Q: How can you tell what the undertones to a paint color are — for example, a peach that ends up looking more pink once it’s on the walls? Or whether a white will have a yellow undertone?

A: Because lights are different in the paint store, at home and in every room in a house, the color is going to shift no matter what. The paint store should have the truest bulbs, but I usually step outside when I’m looking at undertones.

Denver Post: You can often buy small sampler containers of paint to try out colors. Paint them on a piece of foam board that’s at least a few feet wide and tall and tape it to one of your target walls, so that you can see it in sunny daylight, gloomy daylight and artificial light. Relative to the price of a couple of gallons of paint — which is already one of the best, most inexpensive ways to make a home more attractive — buying sample sizes of paint is cheap insurance — and it’s fun, too. (Once you choose your color, though, don’t scrimp on paint quality; get the best you can afford.)

Q: If I paint the baseboards in my bathroom a whiter white, do I have to paint the doors and door trim as well?

A: It is preferable. You will be happier in the long run.

Q: My home is a terra-cotta orange brick (very Colonial-style). The brick is punctuated with almost-black and cream bricks as well, and the mortar is a taupe color. It currently has black shutters and a black front double door. Do you have any recommendations for door, shutter, and trim colors that might work with this brick?

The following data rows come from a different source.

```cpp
// ... 36 lines not shown
  BiasFactorPtrs bf;
  PriorPtrs prior;
  StatePtrs st;
  NormalEqPtrs ne;
  ProblemDims dims;
  const uint8_t* cmask;
  LmScalars* scal;
  int deterministic = 0;
};
int launch_small_factors(const SmallFactorsLaunch& a, bool full, cudaStream_t s);

int launch_probe_image(const VisualLaunch& a, const int32_t* orig_index, bool want_jac, double* r, int32_t* s,
                       double* J, cudaStream_t st);
int launch_probe_imu(const ImuLaunch& a, const int32_t* orig_index, bool want_jac, double* r, int32_t* s, double* J,
                     cudaStream_t st);

struct LinearLaunch {
  ProblemDims dims;
  NormalEqPtrs ne;
  LandmarkLayout lm;
  const SchurEntry* schur_list;
  const SchurTileItem* schur_items;
  int32_t n_schur_items;
  double* lis;
  double* lc;
  const uint8_t* cmask;
  const uint8_t* active;
  double* sc;
  double* sl;
  double* M;
  double* Linv;
  double* rhs;
  double* y;
  double* yf;
  double* chol_part;
  int32_t* chol_flags;
  unsigned* chol_seq;
  double* hh;
  double* diagA;
  int32_t sharded;
  double* dc;
  double* dl;
  int32_t npad;
  LmScalars* scal;
  int* det_ticket;
  const int32_t* go;
  int32_t pdl = 0;
};
int launch_jacobi_scale(const LinearLaunch& a, cudaStream_t s);
int launch_lm_step(const LinearLaunch& a, double radius, cudaStream_t s);
int launch_reduced_system(const LinearLaunch& a, double radius, cudaStream_t s, const double* radius_dev = nullptr);
int launch_factor_solve(const LinearLaunch& a, cudaStream_t s);
bool chol_dag_supported(int npad, int n_sm);
size_t chol_dag_part_len(int npad);
size_t chol_dag_flags_len(int npad);
size_t chol_dag_lpub_len(int npad);
int launch_chol_dag_init(double* linv_buf, double* part_buf, int npad, cudaStream_t s);
int launch_chol_dag(const LinearLaunch& a, cudaStream_t s);
int launch_chol_coop(const LinearLaunch& a, cudaStream_t s);
int launch_step_vectors(const LinearLaunch& a, cudaStream_t s);
int launch_extract_diag(const LinearLaunch& a, cudaStream_t s);
int launch_jacobi_scale_from_diag(const LinearLaunch& a, cudaStream_t s);
int launch_gradient_norm(const LinearLaunch& a, const StatePtrs& st, int fix_ld, double ld_lower, double ld_upper,
                         cudaStream_t s, bool reset = true, LmPublished* pub = nullptr, unsigned long long seq = 0,
                         const LmDecideArgs* decide = nullptr);

struct ApplyLaunch {
  int32_t count_camera;
  ProblemDims dims;
  StatePtrs x, xc;
  const double* dc;
  const double* dl;
  double alpha;
  const uint8_t* active;
// ... 21 lines not shown
```

### ctrl-vio_b200/csrc/kernels_linear.cu

```cuda
#include <algorithm>

#include "dmma_tiles.cuh"
#include <cstddef>

#include "kernels.h"

namespace ctvio {

__device__ __forceinline__ double warp_sum_d(double v) {
#pragma unroll
  for (int o = 16; o > 0; o >>= 1) v += __shfl_xor_sync(0xffffffffu, v, o);
  return v;
}
__device__ __forceinline__ double warp_max_d(double v) {
#pragma unroll
  for (int o = 16; o > 0; o >>= 1) v = fmax(v, __shfl_xor_sync(0xffffffffu, v, o));
  return v;
}
__device__ __forceinline__ void atomic_max_pos(double* addr, double v) {
  atomicMax(reinterpret_cast<unsigned long long*>(addr), static_cast<unsigned long long>(__double_as_longlong(v)));
}

constexpr double kMinLmDiag = 1e-6, kMaxLmDiag = 1e32;

__global__ void jacobi_scale_kernel(LinearLaunch a) {
  const int i = blockIdx.x * blockDim.x + threadIdx.x;
  const int np = a.dims.np;
  if (i < np) a.sc[i] = 1.0 / (1.0 + sqrt(a.ne.A[size_t(i) * np + i]));
  if (i < a.dims.nL) a.sl[i] = 1.0 / (1.0 + sqrt(a.ne.hl[i]));
}
int launch_jacobi_scale(const LinearLaunch& a, cudaStream_t s) {
  const int n = max(a.dims.np, a.dims.nL);
  jacobi_scale_kernel<<<(n + 255) / 256, 256, 0, s>>>(a);
  return 1;
}

__global__ void scale_copy_kernel(LinearLaunch a, double radius, const double* __restrict__ radius_dev) {
  pdl_wait();
  pdl_launch_dependents();
  if (radius_dev) radius = *radius_dev;
  const int npad = a.npad, np = a.dims.np;
  const size_t idx = size_t(blockIdx.x) * blockDim.x + threadIdx.x;
  if (idx < size_t(a.dims.nL)) {
    const int l = int(idx);
    const double sl = a.sl[l], hl = a.ne.hl[l];
    const double hs = sl * sl * hl;
    const double hh = hl > 0.0 ? hs + fmin(fmax(hs, kMinLmDiag), kMaxLmDiag) / radius : 0.0;
    const double is = hh > 0.0 ? rsqrt(hh) * sl : 0.0;
    a.hh[l] = hh;
    a.lis[l] = is;
    a.lc[l] = is * a.ne.gl[l];
  }
  if (idx >= size_t(npad) * npad) return;
  const int i = int(idx / npad), j = int(idx % npad);
  double m;
  const double ident = a.sharded ? 0.0 : 1.0;
  if (i < np && j < np) {
    if (a.cmask[i] || a.cmask[j]) {
      m = (i == j) ? ident : 0.0;
    } else {
      const double v = (i <= j) ? a.ne.A[size_t(i) * np + j] : a.ne.A[size_t(j) * np + i];
      m = a.sc[i] * v * a.sc[j];
      if (i == j) {
        if (a.sharded) a.diagA[i] = v;
        else m += fmin(fmax(m, kMinLmDiag), kMaxLmDiag) / radius;
      }
    }
  } else {
    m = (i == j) ? ident : 0.0;
    if (a.sharded && i == j) a.diagA[i] = 0.0;
  }
  if (a.sharded && i == j && i < np && a.cmask[i]) a.diagA[i] = 0.0;
  a.M[idx] = m;
  if (j == 0) {
    a.rhs[i] = (i < np && !a.cmask[i]) ? a.sc[i] * a.ne.gc[i] : 0.0;
    if (i == 0) {
      a.scal->gd = 0.0;
      a.scal->dHd = 0.0;
      a.scal->dir_max = 0.0;
      a.scal->chol_fail = 0;
      a.scal->step_norm2 = 0.0;
      a.scal->x_norm2 = 0.0;
      a.scal->cost_eval = 0.0;
      a.scal->gmax = 0.0;
    }
  }
}

constexpr int kSchurKC = 32;
__device__ __forceinline__ void schur_fetch(const LinearLaunch& a, const SchurTileItem& it, int c0, int k, int dseg,
                                            const double* scA, const double* scB, double sc_ld, bool diag, double va[8],
                                            double vb[8], double cl[3]) {
#pragma unroll
  for (int e = 0; e < 8; ++e) va[e] = vb[e] = 0.0;
  cl[0] = cl[1] = cl[2] = 0.0;
  if (c0 + k >= it.count) return;
  const SchurEntry en = a.schur_list[it.first + c0 + k];
  const double is = a.lis[en.l];
  const double* Wl = a.ne.W + en.woff - en.lo;
  const int ga0 = kCholNB * it.ti + dseg, gb0 = kCholNB * it.tj + dseg;
  cl[0] = a.lc[en.l];
  cl[1] = is * a.ne.wld[en.l] * sc_ld;
  cl[2] = en.lo / kCholNB == it.ti ? 1.0 : 0.0;
  if (ga0 + 8 > en.lo && ga0 < en.hi) {
#pragma unroll
    for (int e = 0; e < 8; ++e)
      if (ga0 + e >= en.lo && ga0 + e < en.hi) va[e] = is * Wl[ga0 + e] * scA[dseg + e];
  }
  if (!diag && gb0 + 8 > en.lo && gb0 < en.hi) {
#pragma unroll
    for (int e = 0; e < 8; ++e)
      if (gb0 + e >= en.lo && gb0 + e < en.hi) vb[e] = is * Wl[gb0 + e] * scB[dseg + e];
  }
}

__global__ void __launch_bounds__(256, 2) schur_tile_kernel(LinearLaunch a) {
  __shared__ __align__(16) double At[kSchurKC * kTS];
  __shared__ __align__(16) double Bt[kSchurKC * kTS];
  __shared__ double scA[kCholNB], scB[kCholNB], cvec[3][kSchurKC];
  const SchurTileItem it = a.schur_items[blockIdx.x];
  const int tid = threadIdx.x;
  const Lane L = lane_of(tid);
  const int np = a.dims.np, npad = a.npad, ild = a.dims.idx_ld;
  const bool diag = it.ti == it.tj;
  if (tid < kCholNB) {
    const int ga = kCholNB * it.ti + tid, gb = kCholNB * it.tj + tid;
    scA[tid] = (ga < np && !a.cmask[ga]) ? a.sc[ga] : 0.0;
    scB[tid] = (gb < np && !a.cmask[gb]) ? a.sc[gb] : 0.0;
  }
  const double sc_ld = a.cmask[ild] ? 0.0 : a.sc[ild];
  const int go = a.go ? *a.go : 1;
  __syncthreads();
  pdl_wait();
  pdl_launch_dependents();
  if (!go) return;
  Frag acc;
  frag_zero(acc);
  double racc = 0.0, lacc = 0.0, ll = 0.0, lr = 0.0;
  const int k = tid >> 3, dseg = (tid & 7) * 8;
  double va[8], vb[8], cl[3];
  schur_fetch(a, it, 0, k, dseg, scA, scB, sc_ld, diag, va, vb, cl);
  for (int c0 = 0; c0 < it.count; c0 += kSchurKC) {
#pragma unroll
    for (int e = 0; e < 8; e += 2) {
      *reinterpret_cast<double2*>(At + k * kTS + dseg + e) = make_double2(va[e], va[e + 1]);
      if (!diag) *reinterpret_cast<double2*>(Bt + k * kTS + dseg + e) = make_double2(vb[e], vb[e + 1]);
    }
    if ((tid & 7) == 0) { cvec[0][k] = cl[0]; cvec[1][k] = cl[1]; cvec[2][k] = cl[2]; }
    __syncthreads();
    if (c0 + kSchurKC < it.count) schur_fetch(a, it, c0 + kSchurKC, k, dseg, scA, scB, sc_ld, diag, va, vb, cl);
    tile_gemm_dmma<false, kSchurKC>(At, diag ? At : Bt, acc, L);
    if (diag) {
      if (tid < kCholNB) {
#pragma unroll 8
        for (int kk = 0; kk < kSchurKC; ++kk) {
          const double v = At[kk * kTS + tid];
          racc = fma(v, cvec[0][kk], racc);
          lacc = fma(v, cvec[1][kk], lacc);
        }
      } else if (tid < kCholNB + kSchurKC) {
        const int kk = tid - kCholNB;
        const double vld = cvec[1][kk] * cvec[2][kk];
        ll = fma(vld, cvec[1][kk], ll);
        lr = fma(vld, cvec[0][kk], lr);
      }
    }
    __syncthreads();
  }
  det_ticket_wait(a.det_ticket, blockIdx.x);
  double* tile = a.M + size_t(kCholNB) * it.ti * npad + kCholNB * it.tj;
#pragma unroll
  for (int mt = 0; mt < 2; ++mt)
#pragma unroll
    for (int nt = 0; nt < 4; ++nt)
#pragma unroll
      for (int e = 0; e < 2; ++e) {
        const double v = acc.c[mt][nt][e];
        if (v != 0.0) atomicAdd(tile + size_t(L.row(mt)) * npad + L.col(nt) + e, -v);
      }
  if (diag) {
    if (tid < kCholNB) {
      if (racc != 0.0) atomicAdd(a.rhs + kCholNB * it.ti + tid, -racc);
      if (lacc != 0.0) atomicAdd(a.M + size_t(ild) * npad + kCholNB * it.ti + tid, -lacc);
    } else if (tid < kCholNB + kSchurKC) {
      ll = warp_sum_d(ll);
      lr = warp_sum_d(lr);
      if (tid == kCholNB) {
        if (ll != 0.0) atomicAdd(a.M + size_t(ild) * npad + ild, -ll);
        if (lr != 0.0) atomicAdd(a.rhs + ild, -lr);
      }
    }
  }
  det_ticket_done(a.det_ticket, blockIdx.x);
}


__device__ __forceinline__ void camera_step_block(const LinearLaunch& a, int block, double* dsh) {
  __shared__ double red[3][8];
  const int np = a.dims.np;
  const int i = block * 8 + (threadIdx.x >> 5);
  const int lane = threadIdx.x & 31;
  double gd = 0, dHd = 0, dmax = 0;
  const int j0 = block * 8;
  for (int j = j0 + threadIdx.x; j < np; j += blockDim.x) dsh[j - j0] = a.cmask[j] ? 0.0 : -a.sc[j] * a.y[j];
  __syncthreads();
  if (i < np) {
    const double di = dsh[i - j0];
    if (lane == 0) {
      a.dc[i] = di;
      gd = a.ne.gc[i] * di;
      dmax = fabs(di);
      if (!isfinite(di)) a.scal->chol_fail = 1;
    }
    if (di != 0.0) {
      double s = 0;
      for (int j = i + lane; j < np; j += 32) s = fma(a.ne.A[size_t(i) * np + j] * (j == i ? 0.5 : 1.0), dsh[j - j0], s);
// ... 67 lines not shown
}

__global__ void extract_diag_kernel(LinearLaunch a) {
  const int i = blockIdx.x * blockDim.x + threadIdx.x;
  if (i >= a.npad) return;
  a.diagA[i] = i < a.dims.np ? a.ne.A[size_t(i) * a.dims.np + i] : 0.0;
}
int launch_extract_diag(const LinearLaunch& a, cudaStream_t s) {
  extract_diag_kernel<<<(a.npad + 255) / 256, 256, 0, s>>>(a);
  return 1;
}
__global__ void jacobi_scale_from_diag_kernel(LinearLaunch a) {
  const int i = blockIdx.x * blockDim.x + threadIdx.x;
  if (i < a.dims.np) a.sc[i] = 1.0 / (1.0 + sqrt(a.diagA[i]));
  if (i < a.dims.nL) a.sl[i] = 1.0 / (1.0 + sqrt(a.ne.hl[i]));
}
int launch_jacobi_scale_from_diag(const LinearLaunch& a, cudaStream_t s) {
  const int n = max(a.dims.np, a.dims.nL);
  jacobi_scale_from_diag_kernel<<<(n + 255) / 256, 256, 0, s>>>(a);
  return 1;
}

int launch_reduced_system(const LinearLaunch& a, double radius, cudaStream_t s, const double* radius_dev) {
  int launches = 0;
  const size_t total = std::max(size_t(a.npad) * a.npad, size_t(a.dims.nL));
  launch_chained(a.pdl, scale_copy_kernel, dim3(unsigned((total + 255) / 256)), dim3(256), 0, s, a, radius, radius_dev);
  ++launches;
  if (a.n_schur_items > 0) {
    launch_chained(a.pdl, schur_tile_kernel, dim3(a.n_schur_items), dim3(256), 0, s, a);
    ++launches;
  }
  return launches;
}

int launch_step_vectors(const LinearLaunch& a, cudaStream_t s) {
  const int ncb = (a.dims.np + 7) / 8, nlb = (a.dims.nL + 7) / 8;
  step_vectors_kernel<<<ncb + nlb, 256, size_t(a.dims.np) * sizeof(double), s>>>(a, ncb);
  return 1;
}

int launch_lm_step(const LinearLaunch& a, double radius, cudaStream_t s) {
  return launch_reduced_system(a, radius, s) + launch_factor_solve(a, s) + launch_step_vectors(a, s);
}

__global__ void __launch_bounds__(1024) gradient_norm_kernel(LinearLaunch a, StatePtrs st, int fix_ld, double ld_lower,
                                                             double ld_upper, LmPublished* pub, unsigned long long seq,
                                                             LmDecideArgs da) {
  __shared__ double red[32];
  pdl_wait();
  pdl_launch_dependents();
  const int np = a.dims.np, nL = a.dims.nL;
  double v = 0.0;
  for (int i = blockIdx.x * blockDim.x + threadIdx.x; i < np + nL; i += gridDim.x * blockDim.x) {
    if (!a.active[i]) continue;
    double x;
// ... 234 lines not shown
```

Before: 35.49 million.

## Fuse scale-copy and Schur tile kernels into one flag-synchronized reduced-system kernel

Merges the scale/copy pass that builds the scaled reduced matrix and the Schur-complement tile kernel into a single launch. Base-tile blocks write their tile of M and release a per-tile epoch flag, and Schur item blocks spin on those flags before atomically subtracting their contributions. The landmark inverse-sqrt and gradient scalars are now recomputed inside the Schur blocks instead of being staged in global lis/lc buffers, which removes a launch boundary and two global arrays. The risk is spin-wait deadlock if item blocks occupy the device before the base blocks are scheduled. Base blocks also change the copy of A to a shared-memory transpose, which costs some redundant per-row arithmetic.

Result: faster. 37.58 million, median of 6 (+5.9%).

```diff
diff --git a/ctrl-vio_b200/csrc/chol_dag.cu b/ctrl-vio_b200/csrc/chol_dag.cu
--- a/ctrl-vio_b200/csrc/chol_dag.cu
+++ b/ctrl-vio_b200/csrc/chol_dag.cu
@@ -10,14 +10,6 @@
 
 namespace {
 
-__device__ __forceinline__ int ld_acquire(const int* p) {
-  int v;
-  asm volatile("ld.acquire.gpu.global.s32 %0, [%1];" : "=r"(v) : "l"(p) : "memory");
-  return v;
-}
-__device__ __forceinline__ void st_release(int* p, int v) {
-  asm volatile("st.release.gpu.global.s32 [%0], %1;" ::"l"(p), "r"(v) : "memory");
-}
 constexpr unsigned long long kSentinel = 0xFFF8C0DEC0DE0001ull;
 __device__ __forceinline__ unsigned smem_u32(const void* p) { return static_cast<unsigned>(__cvta_generic_to_shared(p)); }
 __device__ __forceinline__ unsigned mapa_u32(unsigned addr, unsigned rank) {
@@ -72,15 +64,15 @@
 
 __device__ __forceinline__ void wait_flag(const int* flag, int epoch) {
   if (threadIdx.x == 0) {
-    while (ld_acquire(flag) != epoch) {}
+    spin_until_gpu(flag, epoch);
   }
   __syncthreads();
 }
 __device__ __forceinline__ void wait_flags2(const int* f1, const int* f2, int epoch) {
   if (threadIdx.x == 0) {
-    while (ld_acquire(f1) != epoch) {}
+    spin_until_gpu(f1, epoch);
   } else if (threadIdx.x == 32) {
-    while (ld_acquire(f2) != epoch) {}
+    spin_until_gpu(f2, epoch);
   }
   __syncthreads();
 }
@@ -88,7 +80,7 @@
   __syncthreads();
   if (threadIdx.x == 0) {
     __threadfence();
-    st_release(flag, epoch);
+    st_release_gpu(flag, epoch);
   }
 }
 
diff --git a/ctrl-vio_b200/csrc/engine.cu b/ctrl-vio_b200/csrc/engine.cu
--- a/ctrl-vio_b200/csrc/engine.cu
+++ b/ctrl-vio_b200/csrc/engine.cu
@@ -304,8 +304,10 @@
       CUDA_OK(e->d_schur_list.upload(flat, st));
       CUDA_OK(e->d_schur_items.upload(items, st));
     }
-    CUDA_OK(e->d_lis.reserve(e->nL));
-    CUDA_OK(e->d_lc.reserve(e->nL));
+    if (reduced_system_flags_len(e->npad) > e->d_m_flags.cap) {
+      CUDA_OK(e->d_m_flags.reserve(reduced_system_flags_len(e->npad)));
+      CUDA_OK(cudaMemsetAsync(e->d_m_flags.p, 0, e->d_m_flags.cap * sizeof(int32_t), e->stream));
+    }
     if (chol_dag_flags_len(e->npad) > e->d_chol_flags.cap) {
       CUDA_OK(e->d_chol_flags.reserve(chol_dag_flags_len(e->npad)));
       CUDA_OK(cudaMemsetAsync(e->d_chol_flags.p, 0, e->d_chol_flags.cap * sizeof(int32_t), e->stream));
@@ -498,7 +500,7 @@
   a.schur_list = e->d_schur_list.p;
   a.schur_items = e->d_schur_items.p;
   a.n_schur_items = e->n_schur_items;
-  a.lis = e->d_lis.p; a.lc = e->d_lc.p;
+  a.m_flags = e->d_m_flags.p;
   a.cmask = e->d_cmask.p;
   a.active = e->d_active.p;
   a.sc = e->d_sc.p; a.sl = e->d_sl.p;
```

A: Have you considered just changing the front door to something fun? I have a pale blue house with white everything else and started with a wild hot-pink lacquered door. Now it’s cobalt blue. It’s just paint! I don’t know if the rest needs changing, unless you want to switch it all to cream and then do something different on the door.

Q: My apartment is filled with color — yellow, purple, pink, etc. I am moving in with my significant other and want our place to be colorful, but I also understand that he might not want to be surrounded by such feminine colors. What is a good strategy for compromising on color?

A: I think it’s worth a discussion. Try to designate a room that he can be in control of if he feels like he needs a more masculine space and a say.

Q: What are the best colors for a bedroom? Ours is a boring beige.

A: I’d look at colors in the gray family. I had a bedroom in New York City that was Benjamin Moore’s Sidewalk Gray, and it would shift colors all day, and art was great on it. Currently my bedroom is a sky blue. There are many windows, so it flows to the outside — something to consider with the way the room is situated in the house.

The Denver Post staff contributed to this story.